My second course with Dr. Lanier is Intro to Public History. The course has a similar structure to Material Culture from last semester with the some of the same content, but there is one major difference. Since there are so many of us in the Public History gradate program, the undergrads have been separated from the grad students. This is great because there are only nine students in the class and we are all grad students. And since we know each other, it makes the class much more fun!
There is a good amount of reading for the course, however. Each week, one of us has to present on a book we have read. I do not present my book until March, but it is a great exercise. This guarantees that we are exposed to more books than just those assigned for the class. Speaking of the assigned books, there is quite a list of them including:
On Doing Local History, New History in an Old Museum, The Unfinished Bombing: Oklahoma City in American Memory, Domesticating History: The Political Origins of America’s House Museums, Public History: Essays from the Field, and Mickey Mouse History and Other Essays on American Memory
There is a fair bit of writing involved as well. We have to write three short papers (5 pages each) throughout the semester. The first paper is related to the use of Sanborn Maps. Sanborn maps will be the subject of a separate blog post, but they are, in essence, fire insurance maps. These maps are extremely detailed and map ever structure in town and color code them based on their building material, roof type, etc. These maps are very important for a public historian. The second paper is an Oral History paper in which we have to interview someone and write about their experiences. I do have some experience with oral interviews, so this should not be too difficult. The third short paper is an Exhibit Review. I did this last semester for Material Culture, but it is essentially a review of a museum exhibit where I will explore the exhibit’s layout, content, and purpose.

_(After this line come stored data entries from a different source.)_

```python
class NoteDecArgs(C.Structure):
    _fields_ = [(n, C.c_void_p) for n in (
        "attn_w", "attn_b", "attn_v", "w_ih", "w_hh", "b_ih", "b_hh", "out_w", "out_b", "emb", "keys", "enc",
        "h", "x", "q", "gates", "attw", "o", "gh", "gi", "logits")] + [
        ("probs", C.c_void_p), ("probs_bstride", C.c_long),
        ("gt", C.c_void_p), ("gt_bstride", C.c_long),
        ("tf_flags", C.c_void_p),
        ("drop", C.c_void_p), ("inv_keep", C.c_float),
        ("argmax_out", C.c_void_p), ("am_bstride", C.c_long),
# ... 24 lines not shown
            raise A2SError(f"HIP extension not built: {LIB} is missing (run `python __graft_entry__.py build`). "
                           "There is no CPU fallback for the transcription hot path.")
        arith = os.environ.get("A2S_ARITH", "f16x2")
        if arith not in ("f16x2", "bf16x3", "f32"):
            raise A2SError(f"A2S_ARITH={arith!r}: expected f16x2, bf16x3 or f32")
        L = C.CDLL(LIB)
        L.a2s_last_error.restype = C.c_char_p
        L.a2s_launch_count.restype = C.c_longlong
        for fn in ("a2s_note_step_workspace_floats", "a2s_note_decoder_persist_ws_bytes", "a2s_note_decoder_bwd_persist_ws_bytes", "a2s_linear_dgrad_ws_bytes", "a2s_linear_wgrad_ws_bytes", "a2s_gemm_workspace_bytes", "a2s_bn_bwd_partial_floats", "a2s_conv3x3_wgrad_workspace_bytes", "a2s_attn_workspace_floats", "a2s_attn_workspace_floats_fused",
                   "a2s_conv3x3_workspace_floats"):
            getattr(L, fn).restype = C.c_size_t
        if hasattr(L, "a2s_env_check") and L.a2s_env_check() != 0:
            raise A2SError(L.a2s_last_error().decode())
        if hasattr(L, "a2s_edit_distance"):
            L.a2s_edit_distance.argtypes = [C.c_void_p] * 6 + [C.c_int] * 3 + [C.c_void_p]
        if arith != "f16x2":
            for key in (b"conv_f16x2", b"wgrad_f16x2", b"gemm_f16x2"):
                L.a2s_debug_set(key, 0)
        if arith == "f32":
            for key in (b"conv_bf16x3", b"gemm_bf16x3", b"wgrad_bf16x3"):
                L.a2s_debug_set(key, 0)
        _lib = L
    return _lib


LINEAR_KERNELS = os.environ.get("A2S_LINEAR_KERNELS", "1") != "0"

_ABORT_LATCH = {}
PERSIST_ABORTS = 0

# ... 255 lines not shown
```

Measured before the change: 609.3.

## Fuse decoder backward query product with next step's GRU gate backward

Adds a tail kernel that runs the attention-query product into dh and then, in the same launch, computes the GRU cell backward for the previous step (s-1), writing dgi/dgh and the carried dh. The following step skips its separate gru_gates_bwd launch. This removes one kernel launch per decoder step and one round trip of dh through global memory in the sequential backward loop. In exchange it adds more complex kernels with a gate pass covering all R rows even when fewer rows are active, plus a new carry-buffer aliasing scheme. It is on by default behind a debug switch.

```diff
diff --git a/include/a2s.h b/include/a2s.h
--- a/include/a2s.h
+++ b/include/a2s.h
@@ -52,6 +52,7 @@
 int a2s_debug_set(const char* key, int value);
 int a2s_debug_get(const char* key);
 int a2s_env_check(void);
+int a2s_dec_bwd_tail_launches(void);
 int a2s_persist_abort_latch(void* device_word);
 
 int a2s_conv3x3(void* stream, const float* x, const float* w, float* y, const float* in_scale, const float* in_shift,
diff --git a/piano_a2s_amd/csrc/a2s_api.hip b/piano_a2s_amd/csrc/a2s_api.hip
--- a/piano_a2s_amd/csrc/a2s_api.hip
+++ b/piano_a2s_amd/csrc/a2s_api.hip
@@ -78,6 +78,7 @@
     const int id = a2s_switch_find(key);
     if (id >= 0) { a2s_switch_store(id, value); return A2S_OK; }
     if (!strcmp(key, "gemm_tile")) { a2s_gemm_debug_tile_impl(value); return A2S_OK; }
+    if (!strcmp(key, "dec_bwd_tail")) { a2s_dec_bwd_tail_set(value); return A2S_OK; }
     snprintf(a2s_err_msg, sizeof(a2s_err_msg), "a2s_debug_set: unknown key %s", key);
     return A2S_ERR_ARG;
 }
@@ -86,6 +87,7 @@
     return A2S_OK;
 }
 
+int a2s_dec_bwd_tail_launches(void) { return a2s_dec_bwd_tail_launches_impl(); }
 int a2s_persist_abort_latch(void* device_word) { a2s_persist_latch_set(device_word); return A2S_OK; }
 
 int a2s_debug_get(const char* key) {
@@ -96,6 +98,8 @@
     if (!strcmp(key, "attn_pair_launches")) return (int)a2s_attn_pair_launches();
     if (!strcmp(key, "attn_pair_bwd_launches")) return (int)a2s_attn_pair_bwd_launches();
     if (!strcmp(key, "dec_mid_launches")) return a2s_dec_mid_launches();
+    if (!strcmp(key, "dec_bwd_tail")) return a2s_dec_bwd_tail_on();
+    if (!strcmp(key, "dec_bwd_tail_launches")) return a2s_dec_bwd_tail_launches_impl();
     if (!strcmp(key, "dec_persist_launches")) return a2s_dec_persist_launches();
     if (!strcmp(key, "edit_distance_launches")) return (int)a2s_edit_distance_launches();
     if (!strcmp(key, "device_cus")) return a2s_device_geometry().cus;
diff --git a/piano_a2s_amd/csrc/a2s_bwd.hip b/piano_a2s_amd/csrc/a2s_bwd.hip
--- a/piano_a2s_amd/csrc/a2s_bwd.hip
+++ b/piano_a2s_amd/csrc/a2s_bwd.hip
@@ -263,8 +263,10 @@
     return n > 0 && a2s_dec_step_fusable(n, a.H, a.E, 173, ptrs, 8, a.step_ws, a.step_ws_floats);
 }
 
-static int note_bwd_step(hipStream_t st, const a2s_note_dec_bwd_args& a, int s, int& cur, bool mid, int part, const AttnPairBwdStep* pair) {
+struct NoteBwdLoop { int cur = 0; bool gated = false; bool tail = false; };
+static int note_bwd_step(hipStream_t st, const a2s_note_dec_bwd_args& a, int s, NoteBwdLoop& lp, bool mid, int part, const AttnPairBwdStep* pair) {
     const int H2 = 2 * a.H, ldx = a.E + H2, R = a.R;
+    int& cur = lp.cur;
     const bool fused = note_bwd_step_fused(a, s);
     a2s_attn_rows rows_v = {a.clip_order, a.clip_rank, a.row_until, a.n_clips > 0 ? a.n_clips : R, a.n_active ? a.n_active[s] : 0, s};
     const a2s_attn_rows* rows = a.n_active ? &rows_v : nullptr;
@@ -272,8 +274,9 @@
     float* dh_out = a.dh + (long)(cur ^ 1) * R * H2;
     if (fused) {
         const int nrows = note_bwd_step_rows(a, s);
-        int rc = a2s_note_step_fused_bwd(st, a, s, dh_in, dh_out, rows, nrows, nrows < R ? a.row_list : nullptr);
+        int rc = a2s_note_step_fused_bwd(st, a, s, dh_in, dh_out, rows, nrows, nrows < R ? a.row_list : nullptr, lp.gated, lp.tail);
         if (rc) return rc;
+        lp.gated = lp.tail && s > 0;
         cur ^= 1;
         return A2S_OK;
     }
@@ -286,8 +289,9 @@
     float* dxs = a.dx + (long)s * R * ldx;
     int rc = A2S_OK;
     if (part != 2) {
-        rc = a2s_gru_gates_bwd_impl(st, dh_in, H2, dos, 2 * H2, a.gates + (long)s * R * 4 * H2, a.h + (long)s * R * H2, H2,
-                                    dgi, 3 * H2, dgh, 3 * H2, nullptr, 0, dh_out, H2, R, H2);
+        if (!lp.gated)
+            rc = a2s_gru_gates_bwd_impl(st, dh_in, H2, dos, 2 * H2, a.gates + (long)s * R * 4 * H2, a.h + (long)s * R * H2, H2,
+                                        dgi, 3 * H2, dgh, 3 * H2, nullptr, 0, dh_out, H2, R, H2);
         if (rc) return rc;
         if (mid) {
             const int nrows = note_bwd_step_rows(a, s);
@@ -310,10 +314,11 @@
     }
     if (mid) {
         const int nrows = note_bwd_step_rows(a, s);
-        rc = a2s_note_step_mid_bwd_query(st, a, s, dh_out, nrows, nrows < R ? a.row_list : nullptr);
+        rc = a2s_note_step_mid_bwd_query(st, a, s, dh_out, dh_in, nrows, nrows < R ? a.row_list : nullptr, lp.tail);
     } else
     rc = a2s_gemm_impl(st, gM, H2, a.H, 1.f, a.dq_all + (long)s * R * a.H, a.H, 1, a.attn_w, 2 * H2, 1, 1.f, dh_out, H2, nullptr, 0, gB, gS * a.H, 0, gS * H2, 0, a.gemm_ws, a.gemm_ws_bytes);
     if (rc) return rc;
+    lp.gated = mid && lp.tail && s > 0;
     cur ^= 1;
     return A2S_OK;
 }
@@ -345,12 +350,13 @@
     bool mid = false;
     int rc = note_bwd_prepare(st, a, &mid);
     if (rc) return rc;
-    int cur = 0;
+    NoteBwdLoop lp;
+    lp.tail = a2s_dec_bwd_tail_on() != 0;
     for (int s = a.steps - 1; s >= 0; --s) {
-        rc = note_bwd_step(st, a, s, cur, mid, 0, nullptr);
+        rc = note_bwd_step(st, a, s, lp, mid, 0, nullptr);
         if (rc) return rc;
     }
-    return note_bwd_finish(st, a, cur);
+    return note_bwd_finish(st, a, lp.cur);
 }
 
 int a2s_note_decoder_bwd_pair_impl(hipStream_t su, hipStream_t sl, const a2s_note_dec_bwd_args& au, const a2s_note_dec_bwd_args& al, const int* pair_order,
@@ -368,7 +374,8 @@
     for (int k = 0; k < 2; ++k)
         if (!ev[k]) { const hipError_t e = hipEventCreateWithFlags(&ev[k], hipEventDisableTiming); if (e != hipSuccess) A2S_FAIL(A2S_ERR_HIP, "note_decoder_bwd_pair: hipEventCreate: %s", hipGetErrorString(e)); }
     bool mid[2] = {false, false};
-    int cur[2] = {0, 0};
+    NoteBwdLoop lp[2];
+    lp[0].tail = lp[1].tail = a2s_dec_bwd_tail_on() != 0;
     const PairRowsLimit limit(a2s_attn_pair_fused_rows());
     for (int k = 0; k < 2; ++k) { const int rc = note_bwd_prepare(sts[k], *as[k], &mid[k]); if (rc) return rc; }
     const int nmax = au.steps > al.steps ? au.steps : al.steps;
@@ -379,10 +386,10 @@
         const bool joint = in[0] && in[1] && mid[0] && mid[1] && !fused[0] && !fused[1] && p.n_active > 0 && au.n_active[s] > 0 && al.n_active[s] > 0;
         if (!joint) {
             for (int k = 0; k < 2; ++k)
-                if (in[k]) { const int rc = note_bwd_step(sts[k], *as[k], s, cur[k], mid[k], 0, nullptr); if (rc) return rc; }
+                if (in[k]) { const int rc = note_bwd_step(sts[k], *as[k], s, lp[k], mid[k], 0, nullptr); if (rc) return rc; }
             continue;
         }
-        for (int k = 0; k < 2; ++k) { const int rc = note_bwd_step(sts[k], *as[k], s, cur[k], mid[k], 1, nullptr); if (rc) return rc; }
+        for (int k = 0; k < 2; ++k) { const int rc = note_bwd_step(sts[k], *as[k], s, lp[k], mid[k], 1, nullptr); if (rc) return rc; }
         hipError_t e = hipEventRecord(ev[1], sl);
         if (e == hipSuccess) e = hipStreamWaitEvent(su, ev[1], 0);
         if (e != hipSuccess) A2S_FAIL(A2S_ERR_HIP, "note_decoder_bwd_pair: event: %s", hipGetErrorString(e));
@@ -391,9 +398,9 @@
         e = hipEventRecord(ev[0], su);
         if (e == hipSuccess) e = hipStreamWaitEvent(sl, ev[0], 0);
         if (e != hipSuccess) A2S_FAIL(A2S_ERR_HIP, "note_decoder_bwd_pair: event: %s", hipGetErrorString(e));
-        for (int k = 0; k < 2; ++k) { const int rc2 = note_bwd_step(sts[k], *as[k], s, cur[k], mid[k], 2, &p); if (rc2) return rc2; }
-    }
-    for (int k = 0; k < 2; ++k) { const int rc = note_bwd_finish(sts[k], *as[k], cur[k]); if (rc) return rc; }
+        for (int k = 0; k < 2; ++k) { const int rc2 = note_bwd_step(sts[k], *as[k], s, lp[k], mid[k], 2, &p); if (rc2) return rc2; }
+    }
+    for (int k = 0; k < 2; ++k) { const int rc = note_bwd_finish(sts[k], *as[k], lp[k].cur); if (rc) return rc; }
     return A2S_OK;
 }
 
diff --git a/piano_a2s_amd/csrc/a2s_internal.h b/piano_a2s_amd/csrc/a2s_internal.h
--- a/piano_a2s_amd/csrc/a2s_internal.h
+++ b/piano_a2s_amd/csrc/a2s_internal.h
@@ -146,17 +146,20 @@
 size_t a2s_note_step_fused_head_floats(void);
 size_t a2s_note_step_workspace_floats_impl(int H, int E);
 int a2s_dec_mid_launches(void);
+int a2s_dec_bwd_tail_on(void);
+void a2s_dec_bwd_tail_set(int on);
+int a2s_dec_bwd_tail_launches_impl(void);
 bool a2s_dec_step_fusable(int R, int H, int E, int V, const void* const* ptrs, int nptrs, const float* ws, size_t ws_floats, bool greedy = false);
 int a2s_note_step_fused_fwd(hipStream_t st, const a2s_note_dec_args& a, int si, int so, int sv, int sv_next, int t, const int* t_base, int tf, bool last,
     int nrows, const int* rowmap, const a2s_attn_deferred* defer = nullptr);
 int a2s_note_step_fused_bwd_prepare(hipStream_t st, const a2s_note_dec_bwd_args& a);
-int a2s_note_step_fused_bwd(hipStream_t st, const a2s_note_dec_bwd_args& a, int s, const float* dh_in, float* dh_out, const a2s_attn_rows* rows,
-    int nrows, const int* rowmap);
+int a2s_note_step_fused_bwd(hipStream_t st, const a2s_note_dec_bwd_args& a, int s, float* dh_in, float* dh_out, const a2s_attn_rows* rows,
+    int nrows, const int* rowmap, bool gated, bool tail);
 bool a2s_note_step_mid_ok(int H, int E, const void* const* ptrs, int nptrs);
 int a2s_note_step_mid_gru(hipStream_t st, const a2s_note_dec_args& a, int si, int so, int sv, int sv_next, int nrows, const int* rowmap);
 bool a2s_note_step_mid_bwd_ok(const a2s_note_dec_bwd_args& a);
 int a2s_note_step_mid_bwd(hipStream_t st, const a2s_note_dec_bwd_args& a, int s, float* dh_out, int nrows, const int* rowmap);
-int a2s_note_step_mid_bwd_query(hipStream_t st, const a2s_note_dec_bwd_args& a, int s, float* dh_out, int nrows, const int* rowmap);
+int a2s_note_step_mid_bwd_query(hipStream_t st, const a2s_note_dec_bwd_args& a, int s, float* dh_out, float* carry, int nrows, const int* rowmap, bool tail);
 
 unsigned* a2s_persist_latch_ptr(void);
 void a2s_persist_latch_set(void* p);
diff --git a/piano_a2s_amd/csrc/a2s_step.hip b/piano_a2s_amd/csrc/a2s_step.hip
--- a/piano_a2s_amd/csrc/a2s_step.hip
+++ b/piano_a2s_amd/csrc/a2s_step.hip
@@ -749,6 +749,112 @@
     }
 }
 
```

Like Material Culture, we also have a final paper which must be approximately 15 pages and can be a in depth look at a particular subfield of Public History or one of many projects.
We meet twice a week and discuss various subfields of Public History including: local/regional history, oral history, historic preservation, documentary editing and publishing, living history museums, historical interpretation, museums, visual culture, archaeology, archives, and memory. In addition to discussing these subfields we will have various guest speakers ranging from publishers to archaeologists. Dr. Lanier has also given us a few possibilities for field trips once the weather is nicer.
As a Public History, this class is making me more excited about my subject. In fact, looking ahead for the next several weeks, this course could very well be my favorite of the semester, although, it will have a tough time beating Historic Preservation. Public History is a very diverse field and there are many opportunities for historians within it.